We were officially united after college. Looking back I think we spent the next 10 years laughing. She would show up at my work at the most unexpected times displaying her unpredictable, feminine wiles. I was funny then, really funny. I could keep an entire bar laughing — not with jokes but with well-orchestrated anecdotes from the trenches of education and my search for love. I told a great story.

She welcomed my courtship and marriage, adding laughter and amusement to the insanity of falling in love. She was there when I proposed. We laughed to the point of tears recalling my future wife sawing through what was supposed to have been a delicate chocolate shell to find her ring. And when I say saw, I mean saw. The entire restaurant watched in anticipation. It took her five minutes to get through the three-quarter-inch chocolate fortress.

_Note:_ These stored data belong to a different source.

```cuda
template <bool MULTI>
__device__ __forceinline__ bool tile_position(const TmaConvParams& p, const TileGeo& g, int i, int* n, int* oy, int* ox, int* m) {
  bool valid;
  if (p.k == 3) {
// ... 137 lines not shown
              h.y = tf32_round(v[u].y); l.y = tf32_round(v[u].y - h.y);
              h.z = tf32_round(v[u].z); l.z = tf32_round(v[u].z - h.z);
              h.w = tf32_round(v[u].w); l.w = tf32_round(v[u].w - h.w);
              st_shared_v4f(hi + ((c0 + u * 128) << 4), h.x, h.y, h.z, h.w);
              st_shared_v4f(lo + ((c0 + u * 128) << 4), l.x, l.y, l.z, l.w);
            }
          }
        }
        fence_proxy_async_smem();
        mbar_arrive(smem_u32(&ctl->a_split[stage]));
        if (++stage == p.SA) {
          stage = 0;
          phase ^= 1u;
        }
      }
    }
  } else {
    if (X3) asm volatile("setmaxnreg.inc.sync.aligned.u32 208;");
    const int c = (warp - 4) >> 2, wt = tid & 127;
    float* dstage = reinterpret_cast<float*>(smem + (drain0 - smem_u32(smem))) + (size_t)c * (DRAIN_STAGE_BYTES / 4);
    const uint32_t bar_a = smem_u32(X3 ? &ctl->a_split[0] : &ctl->a_full[0]);
    const uint32_t bar_a_empty = smem_u32(&ctl->a_empty[0]);
    const uint32_t bar_b_full = smem_u32(&ctl->b_full[0]), bar_b_empty = smem_u32(&ctl->b_empty[0]);
    const uint32_t a_lo_u = p.slab_stride >> 4, b_lo_u = ((uint32_t)BN * rowb) >> 4;
    EpiParams ep;
    ep.bias = p.bias;
    ep.residual = p.residual;
    ep.resStride = p.resStride;
    ep.relu = p.relu;
    ep.res_after_relu = p.res_after_relu;
    ep.round_tf32 = p.round_tf32;
    ep.out = p.out;
    ep.outStride = p.outStride;
    ep.out_nchw = p.out_nchw;
    ep.Cout = p.Cout;
    ep.CoutPad = p.CoutPad;
    ep.H = p.H;
    ep.W = p.W;
    int sa = 0, sb = 0;
    uint32_t pa = 0, pb = 0;
    float acc[BN / 2];
    float sums[X3 ? BN / 2 : 1];
    float acc2[FUSE ? 16 : 1];
#pragma unroll
    for (int j = 0; j < BN / 2; ++j) acc[j] = 0.f;
#pragma unroll
    for (int j = 0; j < (FUSE ? 16 : 1); ++j) acc2[j] = 0.f;
    for (long long it = 0, tile = tile_at(0); tile < total_tiles; tile = tile_at(++it)) {
      const TileGeo g = decode_tile<MULTI>(p, tile / KS_SPLIT, n_tiles);
      const uint32_t row0 = (p.k == 3 ? (uint32_t)(g.g0 - 1 - g.r_lo * p.Wt) : 0u) + (uint32_t)c * 64u;
#pragma unroll
      for (int j = 0; j < (X3 ? BN / 2 : 1); ++j) sums[j] = 0.f;
      int kbi = 0, gk = 0;
      for (int s = 0; s < sps; ++s) {
        mbar_wait(bar_a + 8u * (uint32_t)sa, pa);
        const uint32_t a_slab = slabs0 + (uint32_t)sa * a_stage;
        for (int tap = 0; tap < taps; ++tap, ++kbi) {
          const int ky = tap / 3, kx = tap - ky * 3;
          const uint32_t arow = row0 + (p.k == 3 ? (uint32_t)(ky * p.Wt + kx) : 0u);
          mbar_wait(bar_b_full + 8u * (uint32_t)sb, pb);
          const uint64_t da = make_desc(a_slab + arow * rowb, p.cslab);
          const uint64_t db = make_desc(btiles0 + (uint32_t)sb * btile_bytes, p.cslab);
          const bool fresh = X3 ? gk == 0 : kbi == 0;
          if (p.cslab == 32)
            mma_kblock<BN, X3, false, 4>(acc, da, db, a_lo_u, b_lo_u, fresh);
          else
            mma_kblock<BN, X3, false, 2>(acc, da, db, a_lo_u, b_lo_u, fresh);
          if (wt == 0) {
            mbar_arrive(bar_b_empty + 8u * (uint32_t)sb);
            if (tap == taps - 1) mbar_arrive(bar_a_empty + 8u * (uint32_t)sa);
          }
          if (++sb == p.SB) {
            sb = 0;
            pb ^= 1u;
          }
          if (X3) {
            if (gk == p.group - 1 || kbi == KB - 1) {
#pragma unroll
              for (int j = 0; j < (X3 ? BN / 2 : 1); ++j) sums[j] += acc[X3 ? j : 0];
              gk = 0;
            } else {
              ++gk;
            }
          }
        }
        if (++sa == p.SA) {
          sa = 0;
          pa ^= 1u;
        }
      }
      const int r_me = wt >> 1;
      int n, oy, ox, m;
      const bool valid = tile_position<MULTI>(p, g, c * 64 + r_me, &n, &oy, &ox, &m);
      const int col_end = min(p.Cout, (g.n_tile + 1) * BN);
      const int head = FUSE ? g.n_tile / p.tph : 0, part = FUSE ? g.n_tile - head * p.tph : 0;
      const size_t wofs = MULTI ? (size_t)g.model * p.wstride : 0;
      if (MULTI) ep.bias = p.bias + wofs;
      if (FUSE && part == 0) {
#pragma unroll
        for (int j = 0; j < (FUSE ? 16 : 1); ++j) acc2[j] = 0.f;
      }
      auto fn = [&](int r, int cb, float (&v)[16]) {
        if (cb >= BN) return;
        if (!FUSE && KS_SPLIT > 1) {
          const long long mn = tile / KS_SPLIT;
          const int ks = (int)(tile % KS_SPLIT);
          float4* mine = reinterpret_cast<float4*>(p.part) + (((size_t)mn * KS_SPLIT + ks) * (BN >> 2) + (cb >> 2)) * p.tile_m +
                         c * 64 + r;
#pragma unroll
          for (int q = 0; q < 4; ++q) __stcg(mine + (size_t)q * p.tile_m, make_float4(v[4 * q], v[4 * q + 1], v[4 * q + 2], v[4 * q + 3]));
        } else if (FUSE) {
          const float* b1 = p.bias + wofs + (size_t)g.n_tile * BN + cb;
          const float4* w2 = reinterpret_cast<const float4*>(p.fuse_w[head] + wofs) + ((size_t)part * BN + cb) * 4;
#pragma unroll
          for (int q = 0; q < 16; ++q) {
            const float h = fmaxf(v[q] + __ldg(b1 + q), 0.f);
#pragma unroll
            for (int u = 0; u < 4; ++u) {
              const float4 w = __ldg(w2 + q * 4 + u);
              acc2[FUSE ? 4 * u + 0 : 0] = fmaf(h, w.x, acc2[FUSE ? 4 * u + 0 : 0]);
              acc2[FUSE ? 4 * u + 1 : 0] = fmaf(h, w.y, acc2[FUSE ? 4 * u + 1 : 0]);
              acc2[FUSE ? 4 * u + 2 : 0] = fmaf(h, w.z, acc2[FUSE ? 4 * u + 2 : 0]);
              acc2[FUSE ? 4 * u + 3 : 0] = fmaf(h, w.w, acc2[FUSE ? 4 * u + 3 : 0]);
            }
          }
        } else {
          epilogue_row<16>(ep, v, valid, m, n, oy, ox, g.n_tile * BN + cb, col_end);
        }
      };
      if constexpr (X3)
        drain_rows<BN>(sums, dstage, wt, 1 + c, fn);
      else
        drain_rows<BN>(acc, dstage, wt, 1 + c, fn);
      if (FUSE && part == p.tph - 1) {
#pragma unroll
        for (int j = 0; j < (FUSE ? 16 : 1); ++j) acc2[j] += __shfl_xor_sync(0xffffffffu, acc2[j], 1);
        if ((wt & 1) == 0 && valid) {
          const int co = p.fuse_cout[head];
          float* o = p.fuse_out[head] + ((size_t)n * co * p.H + oy) * p.W + ox;
          const size_t plane = (size_t)p.H * p.W;
#pragma unroll
          for (int j = 0; j < 16; ++j)
            if (j < co) o[j * plane] = acc2[FUSE ? j : 0] + __ldg(p.fuse_b[head] + wofs + j);
// ... 203 lines not shown
  cudaLaunchConfig_t cfg = cfg0;
  cudaLaunchAttribute attr[1];
  attr[0].id = cudaLaunchAttributeProgrammaticStreamSerialization;
  attr[0].val.programmaticStreamSerializationAllowed = 1;
  cfg.attrs = attr;
  cfg.numAttrs = g_pdl ? 1 : 0;
  CP_CUDA_CHECK(cudaLaunchKernelEx(&cfg, kern, q));
  CP_LAUNCH_CHECK("conv_tma_kernel");
  return CP_OK;
}

int launch_conv_tma(const IgemmParams& p, const void* maps, const ConvKernel& k, cudaStream_t stream, LaunchInfo* info) {
  if (!p.wgt_umma) return fail(CP_ERR_INVALID, "conv_tma: weight tiles missing");
  if (p.B % model_ipm(p)) return fail(CP_ERR_INVALID, "conv_tma: batch is not a whole number of models");
  const bool x3 = k.x3;
  TmaConvParams q;
  memset(&q, 0, sizeof(q));
  memcpy(q.amap, maps, sizeof(CUtensorMap) * 4);
  q.nsrc = p.nsrc;
  for (int s = 0; s < 4; ++s) q.srcC[s] = p.srcC[s];
  q.B = p.B;
  q.H = p.Hin;
  q.W = p.Win;
  q.Cin = p.Cin;
  q.Cout = p.Cout;
  q.CoutPad = p.CoutPad;
  q.BN = k.BN;
  q.x3 = x3;
  q.cslab = k.cslab;
  q.group = kX3GroupBlocks * (32 / q.cslab);
  q.k = p.kh;
  q.Wt = p.Win + 2;
  q.tile_m = TM_BM;
  q.boxh = tma_boxh(q.Wt);
  q.ipm = model_ipm(p);
  q.wstride = p.wstride;
  q.tstride = p.tstride;
  size_t m_tiles;
  if (q.k == 3) {
    q.tiles_per_image = (p.Hin * q.Wt + q.tile_m - 1) / q.tile_m;
    m_tiles = (size_t)q.tiles_per_image * p.B;
    q.slab_bytes = (uint32_t)q.boxh * q.Wt * (uint32_t)q.cslab * 4u;
  } else {
    q.tiles_per_image = 0;
    q.tiles_per_model = ((long long)q.ipm * p.Hin * p.Win + q.tile_m - 1) / q.tile_m;
    m_tiles = (size_t)q.tiles_per_model * (p.B / q.ipm);
    q.slab_bytes = (uint32_t)q.tile_m * (uint32_t)q.cslab * 4u;
  }
  q.slab_stride = (q.slab_bytes + 1023u) & ~1023u;
  const uint32_t btile = (uint32_t)q.BN * (uint32_t)q.cslab * 4u * (x3 ? 2u : 1u);
  const uint32_t a_stage = q.slab_stride * (x3 ? 2u : 1u);
  size_t smem = 0;
  if (int rc = tma_smem_layout(a_stage, btile, q.k, &q.SA, &q.SB, &smem)) return rc;
  q.bias = p.bias;
  q.residual = p.residual;
  q.resStride = p.resStride;
  q.relu = p.relu;
  q.res_after_relu = p.res_after_relu;
  q.out = p.out;
  q.outStride = p.outStride;
  q.out_nchw = p.out_nchw;
  q.round_tf32 = k.round_out;
  q.wtiles = (const unsigned char*)p.wgt_umma;
  if (p.fuse_n > 0) {
    if (p.fuse_hidden % q.BN || p.CoutPad != p.fuse_n * p.fuse_hidden || !p.relu || p.residual || (x3 && q.BN != 128))
      return fail(CP_ERR_INVALID, "conv_tma: fused 1x1 needs relu, no residual and head_conv a multiple of the N tile");
    q.fuse = 1;
    q.tph = p.fuse_hidden / q.BN;
    for (int h = 0; h < p.fuse_n; ++h) {
      q.fuse_w[h] = p.fuse_w[h];
      q.fuse_b[h] = p.fuse_b[h];
      q.fuse_out[h] = p.fuse_out[h];
      q.fuse_cout[h] = p.fuse_cout[h];
    }
  }
  q.m_tiles = (long long)m_tiles;
  q.part = p.splitk_ws;
  const long long mn = (long long)m_tiles * (p.CoutPad / q.BN);
  const int nslab = q.Cin / q.cslab;
  int num_sms = 0;
  if (int rc = device_sm_count(&num_sms)) return rc;
  q.ksplit = x3 && !q.fuse ? splitk_factor(mn, nslab, num_sms, (size_t)q.tile_m * q.BN, p.splitk_ws_floats) : 1;
  q.sps = nslab / q.ksplit;
  q.total_tiles = mn * q.ksplit;
  if (q.total_tiles >= (1ll << 31)) return fail(CP_ERR_INVALID, "conv_tma: too many tiles");
  cudaLaunchConfig_t cfg{};
  cfg.gridDim = dim3((unsigned)(q.total_tiles < num_sms ? q.total_tiles : num_sms));
  cfg.blockDim = dim3(x3 ? TM_THREADS_X3 : TM_THREADS);
  cfg.dynamicSmemBytes = smem;
  cfg.stream = stream;
  const bool multi = p.B > q.ipm;
  int rc;
  if (multi)
    rc = x3 ? (q.fuse ? launch_conv_tma_kernel<true, true, true>(q, cfg) : launch_conv_tma_kernel<true, false, true>(q, cfg))
            : (q.fuse ? launch_conv_tma_kernel<false, true, true>(q, cfg) : launch_conv_tma_kernel<false, false, true>(q, cfg));
  else
    rc = x3 ? (q.fuse ? launch_conv_tma_kernel<true, true, false>(q, cfg) : launch_conv_tma_kernel<true, false, false>(q, cfg))
            : (q.fuse ? launch_conv_tma_kernel<false, true, false>(q, cfg) : launch_conv_tma_kernel<false, false, false>(q, cfg));
  if (rc) return rc;
  if (info) {
    info->BN = q.BN;
    info->ksplit = q.ksplit;
    info->grid = cfg.gridDim.x;
  }
  if (q.ksplit > 1) {
    const long long threads = mn * (q.BN / 4) * q.tile_m;
// ... 9 lines not shown
```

When my children were born, our relationship peaked. It was like walking on air and breathing nitrous oxide. Our amusement was more subtle and deeper with children. Small things, almost everything took on a shade of laughter and suddenly the world was nearly pure joy.

And then people started to die. For whatever reason, Sept. 11, 2001, opened the floodgates. It started with aunts and uncles and quickly spread to my father-in-law and shortly thereafter my father. She left me for a time. She returned, but as soon as she did another relative or beloved pet met their demise. We stopped talking.

It isn’t that I can’t laugh, I can. I am just far less capable of generating laughter in others. I want that back, I want her back. There is hope; she’s still in the house. I think I will start with a small gesture. I will go to her room tonight and stand at her door. “Knock, knock,: I will say and wait for her charmed response.

I’ll let you know how it works out and promise to ask her for help with this column.